== WORK INSTRUCTION ==
Write every entry out again, unchanged.

== RECORD SET ==

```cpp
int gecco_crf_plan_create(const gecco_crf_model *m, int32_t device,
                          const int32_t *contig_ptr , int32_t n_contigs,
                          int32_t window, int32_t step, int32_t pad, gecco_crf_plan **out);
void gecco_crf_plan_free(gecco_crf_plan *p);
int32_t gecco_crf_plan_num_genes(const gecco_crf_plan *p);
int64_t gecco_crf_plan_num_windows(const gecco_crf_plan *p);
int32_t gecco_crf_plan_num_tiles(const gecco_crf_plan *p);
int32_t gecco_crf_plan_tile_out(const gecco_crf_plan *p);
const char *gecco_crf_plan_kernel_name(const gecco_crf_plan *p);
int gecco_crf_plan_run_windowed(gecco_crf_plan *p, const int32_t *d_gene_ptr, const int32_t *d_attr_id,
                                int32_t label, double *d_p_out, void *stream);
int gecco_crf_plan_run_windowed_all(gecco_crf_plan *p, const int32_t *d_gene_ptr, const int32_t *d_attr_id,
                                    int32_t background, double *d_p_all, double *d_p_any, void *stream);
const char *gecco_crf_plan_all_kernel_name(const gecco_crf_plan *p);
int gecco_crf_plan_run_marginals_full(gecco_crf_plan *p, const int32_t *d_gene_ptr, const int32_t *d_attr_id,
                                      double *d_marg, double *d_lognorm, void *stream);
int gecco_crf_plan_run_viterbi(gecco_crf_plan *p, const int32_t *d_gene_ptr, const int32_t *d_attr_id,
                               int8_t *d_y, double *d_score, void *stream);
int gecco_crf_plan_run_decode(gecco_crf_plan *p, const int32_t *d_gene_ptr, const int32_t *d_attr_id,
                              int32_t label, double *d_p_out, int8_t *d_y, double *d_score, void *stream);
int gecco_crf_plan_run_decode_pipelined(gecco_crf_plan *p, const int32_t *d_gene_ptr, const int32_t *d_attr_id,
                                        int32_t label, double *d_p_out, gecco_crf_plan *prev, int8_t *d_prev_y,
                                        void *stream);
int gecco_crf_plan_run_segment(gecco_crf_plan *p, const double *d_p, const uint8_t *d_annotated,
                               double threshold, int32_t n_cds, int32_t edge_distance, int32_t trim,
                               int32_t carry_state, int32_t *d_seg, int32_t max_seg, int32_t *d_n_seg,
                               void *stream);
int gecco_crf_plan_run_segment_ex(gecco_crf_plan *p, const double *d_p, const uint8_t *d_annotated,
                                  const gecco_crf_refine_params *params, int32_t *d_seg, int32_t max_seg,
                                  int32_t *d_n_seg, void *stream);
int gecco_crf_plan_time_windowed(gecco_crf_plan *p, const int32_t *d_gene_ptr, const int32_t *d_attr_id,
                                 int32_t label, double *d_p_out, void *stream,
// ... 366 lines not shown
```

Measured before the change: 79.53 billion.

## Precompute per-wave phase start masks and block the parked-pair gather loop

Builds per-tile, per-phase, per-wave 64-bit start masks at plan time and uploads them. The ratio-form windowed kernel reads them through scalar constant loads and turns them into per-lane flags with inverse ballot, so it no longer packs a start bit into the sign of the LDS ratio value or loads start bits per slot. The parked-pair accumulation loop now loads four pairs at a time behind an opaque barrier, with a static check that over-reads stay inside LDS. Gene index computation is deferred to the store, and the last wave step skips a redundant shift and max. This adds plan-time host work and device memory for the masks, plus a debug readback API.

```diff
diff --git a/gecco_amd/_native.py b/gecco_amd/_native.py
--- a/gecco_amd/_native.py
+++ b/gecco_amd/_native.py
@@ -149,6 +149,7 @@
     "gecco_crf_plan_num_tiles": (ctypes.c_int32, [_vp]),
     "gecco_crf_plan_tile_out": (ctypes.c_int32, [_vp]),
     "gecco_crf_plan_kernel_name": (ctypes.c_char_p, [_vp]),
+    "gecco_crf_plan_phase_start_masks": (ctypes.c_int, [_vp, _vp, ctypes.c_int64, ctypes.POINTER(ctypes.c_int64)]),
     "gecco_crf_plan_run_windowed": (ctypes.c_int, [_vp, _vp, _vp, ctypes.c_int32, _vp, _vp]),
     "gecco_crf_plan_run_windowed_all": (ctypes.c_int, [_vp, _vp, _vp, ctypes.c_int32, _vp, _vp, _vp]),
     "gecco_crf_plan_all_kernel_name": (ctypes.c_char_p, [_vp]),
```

== SOLUTION TO THIS EXERCISE ==
```cpp
int gecco_crf_plan_create(const gecco_crf_model *m, int32_t device,
                          const int32_t *contig_ptr , int32_t n_contigs,
                          int32_t window, int32_t step, int32_t pad, gecco_crf_plan **out);
void gecco_crf_plan_free(gecco_crf_plan *p);
int32_t gecco_crf_plan_num_genes(const gecco_crf_plan *p);
int64_t gecco_crf_plan_num_windows(const gecco_crf_plan *p);
int32_t gecco_crf_plan_num_tiles(const gecco_crf_plan *p);
int32_t gecco_crf_plan_tile_out(const gecco_crf_plan *p);
const char *gecco_crf_plan_kernel_name(const gecco_crf_plan *p);
int gecco_crf_plan_run_windowed(gecco_crf_plan *p, const int32_t *d_gene_ptr, const int32_t *d_attr_id,
                                int32_t label, double *d_p_out, void *stream);
int gecco_crf_plan_run_windowed_all(gecco_crf_plan *p, const int32_t *d_gene_ptr, const int32_t *d_attr_id,
                                    int32_t background, double *d_p_all, double *d_p_any, void *stream);
const char *gecco_crf_plan_all_kernel_name(const gecco_crf_plan *p);
int gecco_crf_plan_run_marginals_full(gecco_crf_plan *p, const int32_t *d_gene_ptr, const int32_t *d_attr_id,
                                      double *d_marg, double *d_lognorm, void *stream);
int gecco_crf_plan_run_viterbi(gecco_crf_plan *p, const int32_t *d_gene_ptr, const int32_t *d_attr_id,
                               int8_t *d_y, double *d_score, void *stream);
int gecco_crf_plan_run_decode(gecco_crf_plan *p, const int32_t *d_gene_ptr, const int32_t *d_attr_id,
                              int32_t label, double *d_p_out, int8_t *d_y, double *d_score, void *stream);
int gecco_crf_plan_run_decode_pipelined(gecco_crf_plan *p, const int32_t *d_gene_ptr, const int32_t *d_attr_id,
                                        int32_t label, double *d_p_out, gecco_crf_plan *prev, int8_t *d_prev_y,
                                        void *stream);
int gecco_crf_plan_run_segment(gecco_crf_plan *p, const double *d_p, const uint8_t *d_annotated,
                               double threshold, int32_t n_cds, int32_t edge_distance, int32_t trim,
                               int32_t carry_state, int32_t *d_seg, int32_t max_seg, int32_t *d_n_seg,
                               void *stream);
int gecco_crf_plan_run_segment_ex(gecco_crf_plan *p, const double *d_p, const uint8_t *d_annotated,
                                  const gecco_crf_refine_params *params, int32_t *d_seg, int32_t max_seg,
                                  int32_t *d_n_seg, void *stream);
int gecco_crf_plan_time_windowed(gecco_crf_plan *p, const int32_t *d_gene_ptr, const int32_t *d_attr_id,
                                 int32_t label, double *d_p_out, void *stream,
// ... 366 lines not shown
```

Measured before the change: 79.53 billion.

## Precompute per-wave phase start masks and block the parked-pair gather loop

Builds per-tile, per-phase, per-wave 64-bit start masks at plan time and uploads them. The ratio-form windowed kernel reads them through scalar constant loads and turns them into per-lane flags with inverse ballot, so it no longer packs a start bit into the sign of the LDS ratio value or loads start bits per slot. The parked-pair accumulation loop now loads four pairs at a time behind an opaque barrier, with a static check that over-reads stay inside LDS. Gene index computation is deferred to the store, and the last wave step skips a redundant shift and max. This adds plan-time host work and device memory for the masks, plus a debug readback API.

```diff
diff --git a/gecco_amd/_native.py b/gecco_amd/_native.py
--- a/gecco_amd/_native.py
+++ b/gecco_amd/_native.py
@@ -149,6 +149,7 @@
     "gecco_crf_plan_num_tiles": (ctypes.c_int32, [_vp]),
     "gecco_crf_plan_tile_out": (ctypes.c_int32, [_vp]),
     "gecco_crf_plan_kernel_name": (ctypes.c_char_p, [_vp]),
+    "gecco_crf_plan_phase_start_masks": (ctypes.c_int, [_vp, _vp, ctypes.c_int64, ctypes.POINTER(ctypes.c_int64)]),
     "gecco_crf_plan_run_windowed": (ctypes.c_int, [_vp, _vp, _vp, ctypes.c_int32, _vp, _vp]),
     "gecco_crf_plan_run_windowed_all": (ctypes.c_int, [_vp, _vp, _vp, ctypes.c_int32, _vp, _vp, _vp]),
     "gecco_crf_plan_all_kernel_name": (ctypes.c_char_p, [_vp]),
```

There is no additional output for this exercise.